Class constants in python

nodwj picture nodwj · May 20, 2012 · Viewed 197k times · Source

In python, I want a class to have some "constants" (practically, variables) which will be common in all subclasses. Is there a way to do it with friendly syntax? Right now I use:

class Animal:
    SIZES=["Huge","Big","Medium","Small"]

class Horse(Animal):
    def printSize(self):
        print(Animal.SIZES[1])

and I'm wondering if there is a better way to do it or a way to do it without then having to write "Animal." before the sizes.
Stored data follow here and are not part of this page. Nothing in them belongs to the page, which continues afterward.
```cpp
extern "C" int mega_bottleneck64_fwd_dt(const void* x, const void* w1, const float* s1, const float* b1, const void* w2,
                                        const float* s2, const float* b2, const void* w3, const float* s3, const float* b3,
                                        void* out, int N, int H, int W, int dtype, void* stream) {
  mega_clear_error();
  if (dtype != MEGA_BF16 && dtype != MEGA_F16) return MEGA_ERR_ARG;
  if (!x || !w1 || !s1 || !b1 || !w2 || !s2 || !b2 || !w3 || !s3 || !b3 || !out || N <= 0 || H <= 0 || W <= 0) return MEGA_ERR_ARG;
  if ((size_t)N * H * W * 256 * 2 >= 0x7FF00000ull) return MEGA_ERR_ARG;
  Bneck64Params p;
  p.x = (const bf16_t*)x; p.w1 = (const bf16_t*)w1; p.w2 = (const bf16_t*)w2; p.w3 = (const bf16_t*)w3;
  p.s1 = s1; p.b1 = b1; p.s2 = s2; p.b2 = b2; p.s3 = s3; p.b3 = b3;
  p.out = (bf16_t*)out;
  p.N = N; p.H = H; p.W = W;
  p.tiles_y = cdiv(H, BK_TY);
  p.tiles_x = cdiv(W, BK_TX);
  const long tiles = (long)N * p.tiles_y * p.tiles_x;
  if (tiles > 0x7FFFFFFF) return MEGA_ERR_ARG;
  p.ntiles = (int)tiles;
  int cus = 256;
  {
    static int cached[64] = {0};
    int dev = 0, n = 0;
    if (hipGetDevice(&dev) != hipSuccess || dev < 0 || dev >= 64) dev = 0;
    if (!cached[dev]) {
      if (hipDeviceGetAttribute(&n, hipDeviceAttributeMultiprocessorCount, dev) == hipSuccess && n > 0) cached[dev] = n;
      else cached[dev] = 256;
    }
    cus = cached[dev];
  }
  const int grid = (int)(tiles < cus ? tiles : cus);
  if (dtype == MEGA_F16) {
    (void)hipFuncSetAttribute((const void*)bneck64_kernel<f16_t>, hipFuncAttributeMaxDynamicSharedMemorySize, BK_LDS);
    hipLaunchKernelGGL(bneck64_kernel<f16_t>, dim3(grid), dim3(BK_NT), BK_LDS, (hipStream_t)stream, p);
  } else {
    (void)hipFuncSetAttribute((const void*)bneck64_kernel<bf16_t>, hipFuncAttributeMaxDynamicSharedMemorySize, BK_LDS);
    hipLaunchKernelGGL(bneck64_kernel<bf16_t>, dim3(grid), dim3(BK_NT), BK_LDS, (hipStream_t)stream, p);
  }
  return mega_check_launch();
}

extern "C" int mega_bottleneck64_ds_fwd_dt(const void* x, const void* w1, const float* s1, const float* b1, const void* w2,
                                           const float* s2, const float* b2, const void* w3, const float* s3, const float* b3,
                                           const void* wd, const float* sd, const float* bd, void* out, int N, int H, int W,
                                           int dtype, void* stream) {
  mega_clear_error();
  if (dtype != MEGA_BF16 && dtype != MEGA_F16) return MEGA_ERR_ARG;
  if (!x || !w1 || !s1 || !b1 || !w2 || !s2 || !b2 || !w3 || !s3 || !b3 || !wd || !sd || !bd || !out || N <= 0 || H <= 0 || W <= 0)
    return MEGA_ERR_ARG;
  if ((size_t)N * H * W * 256 * 2 >= 0x7FF00000ull) return MEGA_ERR_ARG;
  Bneck64DsParams p;
  p.x = (const bf16_t*)x; p.w1 = (const bf16_t*)w1; p.w2 = (const bf16_t*)w2; p.w3 = (const bf16_t*)w3; p.wd = (const bf16_t*)wd;
  p.s1 = s1; p.b1 = b1; p.s2 = s2; p.b2 = b2; p.s3 = s3; p.b3 = b3; p.sd = sd; p.bd = bd;
  p.out = (bf16_t*)out;
  p.N = N; p.H = H; p.W = W;
  p.tiles_y = cdiv(H, BK_TY);
  p.tiles_x = cdiv(W, BK_TX);
  const long tiles = (long)N * p.tiles_y * p.tiles_x;
  if (tiles > 0x7FFFFFFF) return MEGA_ERR_ARG;
  p.ntiles = (int)tiles;
  int cus = 256;
  {
    static int cached[64] = {0};
    int dev = 0, n = 0;
    if (hipGetDevice(&dev) != hipSuccess || dev < 0 || dev >= 64) dev = 0;
    if (!cached[dev]) {
      if (hipDeviceGetAttribute(&n, hipDeviceAttributeMultiprocessorCount, dev) == hipSuccess && n > 0) cached[dev] = n;
      else cached[dev] = 256;
    }
    cus = cached[dev];
  }
  const int grid = (int)(tiles < cus ? tiles : cus);
  if (dtype == MEGA_F16) {
    (void)hipFuncSetAttribute((const void*)bneck64_ds_kernel<f16_t>, hipFuncAttributeMaxDynamicSharedMemorySize, BD_LDS);
    hipLaunchKernelGGL(bneck64_ds_kernel<f16_t>, dim3(grid), dim3(BK_NT), BD_LDS, (hipStream_t)stream, p);
  } else {
    (void)hipFuncSetAttribute((const void*)bneck64_ds_kernel<bf16_t>, hipFuncAttributeMaxDynamicSharedMemorySize, BD_LDS);
    hipLaunchKernelGGL(bneck64_ds_kernel<bf16_t>, dim3(grid), dim3(BK_NT), BD_LDS, (hipStream_t)stream, p);
  }
  return mega_check_launch();
}
```

Baseline: 902.8.

## Swap MFMA operand order and vectorise epilogues with LDS scale/bias and slab output

Swaps the A/B operands of every MFMA so accumulators come out channel-contiguous per lane. The bf16 epilogues for t1, t2 and the downsample path can then write packed 8-byte words instead of scalar 2-byte stores. Per-channel scale/bias vectors move into LDS, either as padding in the w2 rows or in dedicated regions, and are read as float4. w3 and wd fragments now load straight from global memory into registers instead of being staged through LDS. In the main kernel, the residual is read with 16-byte buffer loads instead of 2-byte ones, and the output goes through two fp32 LDS slabs with lighter barriers before 128-bit stores. The intent is fewer LDS and global transactions and fewer barriers, in exchange for more LDS space and more register pressure from the extra accumulators and prefetched residuals.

Horse inherits from Animal.

Answer

betabandido picture betabandido · May 20, 2012

Since Horse is a subclass of Animal, you can just change

print(Animal.SIZES[1])

with

print(self.SIZES[1])

Still, you need to remember that SIZES[1] means "big", so probably you could improve your code by doing something like:

class Animal:
    SIZE_HUGE="Huge"
    SIZE_BIG="Big"
    SIZE_MEDIUM="Medium"
    SIZE_SMALL="Small"

class Horse(Animal):
    def printSize(self):
        print(self.SIZE_BIG)

Alternatively, you could create intermediate classes: HugeAnimal, BigAnimal, and so on. That would be especially helpful if each animal class will contain different logic.